So just getting around to checking my logs on my backup server, and it says that I have a permanently damaged file that’s un-repairable.
How is this even possible on a raidz2 volume where each member shows zero problems and no dead drives? Isn’t that whole point of raidz2, so that if one (er, two) drives have a problem the data is recoverable? How can I figure out why this happened and why it was unrecoverable, and most importantly, prevent it in the future?
It’s only my backup server and the original file is still A-OK, but I’m really concerned here!
zpool status -v:
3-2-1-backup@BackupServer:~$ sudo zpool status -v
pool: data_pool3
state: ONLINE
status: One or more devices has experienced an error resulting in data
corruption.

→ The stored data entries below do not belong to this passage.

template <int BN>
__global__ void __launch_bounds__(kTileThreads, 1)
    gemm_tile_kernel(const __grid_constant__ CUtensorMap map_a, const __grid_constant__ CUtensorMap map_b,
                     const __grid_constant__ CUtensorMap map_out, const __grid_constant__ CUtensorMap map_res,
                     const __grid_constant__ GemmParams p) {
  using Cfg = TileCfg<BN>;
  constexpr int S = Cfg::kStages;
  constexpr int NSLAB = Cfg::kSlabs;
  constexpr int JP = BN / 8 / Cfg::kPasses;
  extern __shared__ uint8_t smem_raw[];
  uint8_t* smem = reinterpret_cast<uint8_t*>((reinterpret_cast<uintptr_t>(smem_raw) + 1023) & ~uintptr_t(1023));
  uint8_t* staging = smem + S * Cfg::kStageBytes;
  uint64_t* bars = reinterpret_cast<uint64_t*>(staging + Cfg::kStagingBytes);
  uint64_t* full = bars;
  uint64_t* empty = bars + S;
  uint64_t* res_full = bars + 2 * S;

  const int m_tiles = p.tiles_w * p.tiles_h * p.tiles_n;
  const int total = m_tiles * p.n_tiles_n;

  if (threadIdx.x == 0) {
    tma_prefetch_desc(&map_a);
    tma_prefetch_desc(&map_b);
    tma_prefetch_desc(&map_out);
    if (p.has_res) tma_prefetch_desc(&map_res);
    for (int s = 0; s < S; ++s) {
      mbar_init(&full[s], 1);
      mbar_init(&empty[s], 256);
    }
    mbar_init(res_full, 1);
    mbar_fence_init();
  }
  __syncthreads();
  pdl_trigger();
  pdl_wait();

  auto decode = [&](int t, int& n_tile, int& tw, int& th, int& tn) {
    n_tile = t % p.n_tiles_n;
    const int m_tile = t / p.n_tiles_n;
    tw = m_tile % p.tiles_w;
    th = (m_tile / p.tiles_w) % p.tiles_h;
    tn = m_tile / (p.tiles_w * p.tiles_h);
  };

  if (threadIdx.x < 128) {
    if constexpr (BN > 128) regs_release<kWideProducerRegs>();
    if (threadIdx.x == 0) {
      int stage = 0, phase = 0;
      for (int t = blockIdx.x; t < total; t += gridDim.x) {
        int n_tile, tw, th, tn;
        decode(t, n_tile, tw, th, tn);
        int base[5] = {0, 0, 0, 0, 0};
        base[p.dim_w] += tw * p.bw;
        if (p.dim_h >= 0) base[p.dim_h] += th * p.bh;
        if (p.dim_n >= 0) base[p.dim_n] += tn * p.bn;
        int tap = 0, chunk = 0;
        for (int kb = 0; kb < p.num_kb; ++kb) {
          mbar_wait(&empty[stage], phase ^ 1);
          uint8_t* sa = smem + stage * Cfg::kStageBytes;
          mbar_expect_tx(&full[stage], Cfg::kStageBytes);
          tma_load_5d(&map_a, &full[stage], sa, base[0] + p.tap_off[tap][0] + chunk * kBlockK, base[1] + p.tap_off[tap][1],
                      base[2] + p.tap_off[tap][2], base[3] + p.tap_off[tap][3], base[4] + p.tap_off[tap][4]);
          tma_load_2d(&map_b, &full[stage], sa + kABytes, kb * kBlockK, n_tile * BN);
          if (++chunk == p.chunks_per_tap) {
            chunk = 0;
            ++tap;
          }
          if (++stage == S) {
            stage = 0;
            phase ^= 1;
          }
        }
      }
    }
    return;
  }

  if constexpr (BN > 128) regs_acquire<kWideConsumerRegs>();
  const int ct = threadIdx.x - 128;
  const int cw = ct >> 7;
  const int lane = threadIdx.x & 31;
  const int r0 = 64 * cw + 16 * ((ct >> 5) & 3) + (lane >> 2);
  const int cq = 2 * (lane & 3);
  const bool leader = (ct == 0);
  float acc[BN / 2];
#pragma unroll
  for (int i = 0; i < BN / 2; ++i) acc[i] = 0.f;
  int stage = 0, phase = 0, it = 0;
  for (int t = blockIdx.x; t < total; t += gridDim.x, ++it) {
    int n_tile, tw, th, tn;
    decode(t, n_tile, tw, th, tn);
    const int n0 = tn * p.bn;
    int n_o0 = n0, coff = 0;
    if (p.out_split > 0) {
      n_o0 = n0 % p.out_split;
      coff = (n0 / p.out_split) * p.Cout;
    }
    int oc[5] = {0, 0, 0, 0, 0}, rc[5] = {0, 0, 0, 0, 0};
    oc[1] = rc[1] = tw * p.bw;
    if (p.odim_h >= 0) oc[p.odim_h] = rc[p.odim_h] = th * p.bh;
    if (p.odim_n >= 0) {
      oc[p.odim_n] = n_o0;
      rc[p.odim_n] = n0;
    }
    if (leader) asm volatile("cp.async.bulk.wait_group.read 0;" ::: "memory");
    asm volatile("bar.sync 1, 256;" ::: "memory");
    if (leader && p.has_res) {
      mbar_expect_tx(res_full, NSLAB * kSlabBytes);
      for (int s = 0; s < NSLAB; ++s)
        tma_load_5d(&map_res, res_full, staging + s * kSlabBytes, n_tile * BN + s * 64, rc[1], rc[2], rc[3], rc[4]);
    }

    int prev = -1;
    for (int kb = 0; kb < p.num_kb; ++kb) {
      mbar_wait(&full[stage], phase);
      const uint32_t sa = smem_u32(smem + stage * Cfg::kStageBytes);
      const uint64_t da = gmma_desc_sw128(sa + (uint32_t)cw * 8192u);
      const uint64_t db = gmma_desc_sw128(sa + kABytes);
      wgmma_fence();
#pragma unroll
      for (int k = 0; k < kBlockK / 16; ++k)
        Wgmma<BN>::ss(acc, da + (uint64_t)(2 * k), db + (uint64_t)(2 * k), (kb > 0 || k > 0) ? 1u : 0u);
      wgmma_commit();
      if (prev >= 0) {
        wgmma_wait<1>();
        mbar_arrive(&empty[prev]);
      }
      prev = stage;
      if (++stage == S) {
        stage = 0;
        phase ^= 1;
      }
    }
    wgmma_wait<0>();
    fence_regs(acc);
    if (prev >= 0) mbar_arrive(&empty[prev]);

    const float* bias = p.bias + n_tile * BN;
    const float* pap[2] = {nullptr, nullptr};
    if (p.post_add) {
#pragma unroll
      for (int h = 0; h < 2; ++h) {
        const int row = r0 + 8 * h;
        const int jj = row & (p.bw - 1), ii = (row >> p.lg_bw) & (p.bh - 1);
        const int i = th * p.bh + ii, j = min(tw * p.bw + jj, p.Wo - 1);
        pap[h] = p.post_add + (size_t)(i * p.Wo + j) * p.Cout + n_tile * BN;
      }
    }
#pragma unroll
    for (int ps = 0; ps < Cfg::kPasses; ++ps) {
      const int c0 = n_tile * BN + ps * NSLAB * 64;
      if (ps > 0) {
        if (leader) asm volatile("cp.async.bulk.wait_group.read 0;" ::: "memory");
        asm volatile("bar.sync 1, 256;" ::: "memory");
        if (leader && p.has_res) {
          mbar_expect_tx(res_full, NSLAB * kSlabBytes);
          for (int s = 0; s < NSLAB; ++s)
            tma_load_5d(&map_res, res_full, staging + s * kSlabBytes, c0 + s * 64, rc[1], rc[2], rc[3], rc[4]);
        }
      }
      if (p.has_res) mbar_wait(res_full, (uint32_t)((it * Cfg::kPasses + ps) & 1));
#pragma unroll
      for (int jl = 0; jl < JP; ++jl) {
        const int j = ps * JP + jl;
        const int col = 8 * j + cq;
        const float2 b = __ldg(reinterpret_cast<const float2*>(bias + col));
        uint8_t* slab = staging + (jl >> 3) * kSlabBytes;
#pragma unroll
        for (int h = 0; h < 2; ++h) {
          const int row = r0 + 8 * h;
          uint32_t* cell = reinterpret_cast<uint32_t*>(slab + row * 128 + ((((uint32_t)j & 7u) ^ (uint32_t)(row & 7)) << 4) + cq * 2);
          float a0 = acc[4 * j + 2 * h] + b.x, a1 = acc[4 * j + 2 * h + 1] + b.y;
          if (p.has_res) {
            const float2 r = __half22float2(*reinterpret_cast<const __half2*>(cell));
            a0 += r.x;
            a1 += r.y;
          }
          if (p.relu) {
            a0 = fmaxf(a0, 0.f);
            a1 = fmaxf(a1, 0.f);
          }
          if (pap[h]) {
            const float2 pe = __ldg(reinterpret_cast<const float2*>(pap[h] + col));
            a0 += pe.x;
            a1 += pe.y;
          }
          *cell = pack_half2(a0, a1);
        }
      }
      asm volatile("fence.proxy.async.shared::cta;" ::: "memory");
      asm volatile("bar.sync 1, 256;" ::: "memory");
      if (leader) {
        for (int s = 0; s < NSLAB; ++s)
          tma_store_5d(&map_out, staging + s * kSlabBytes, coff + c0 + s * 64, oc[1], oc[2], oc[3], oc[4]);
        asm volatile("cp.async.bulk.commit_group;" ::: "memory");
      }
    }
  }
  if (leader) asm volatile("cp.async.bulk.wait_group 0;" ::: "memory");
}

Applications may be affected.
action: Restore the file in question if possible. Otherwise restore the
entire pool from backup.
see: https://openzfs.github.io/openzfs-docs/msg/ZFS-8000-8A
scan: scrub repaired 0B in 06:59:59 with 1 errors on Sun Nov 12 07:24:00 2023
config:
NAME STATE READ WRITE CKSUM
data_pool3 ONLINE 0 0 0
raidz2-0 ONLINE 0 0 0
wwn-0x5000ccaxxxxxxxx1 ONLINE 0 0 0
wwn-0x5000ccaxxxxxxxx2 ONLINE 0 0 0
wwn-0x5000ccaxxxxxxxx3 ONLINE 0 0 0
wwn-0x5000ccaxxxxxxxx4 ONLINE 0 0 0
wwn-0x5000ccaxxxxxxxx5 ONLINE 0 0 0
wwn-0x5000ccaxxxxxxxx6 ONLINE 0 0 0
wwn-0x5000ccaxxxxxxxx7 ONLINE 0 0 0
wwn-0x5000ccaxxxxxxxx8 ONLINE 0 0 0
errors: Permanent errors have been detected in the following files:
data_pool3/(redacted)/(redacted)@backup_script:/Documentaries/(redacted)
Does it have ECC memory?
This is my backup server, so no. Primary does.
That might be the culprit
Well, two steps forwards, one step back. The scrub I ran yesterday at least showed some errors, but I’m having trouble identifying exactly what is the actual problem. I think I’ll sleep on it and form a new plan in the morning.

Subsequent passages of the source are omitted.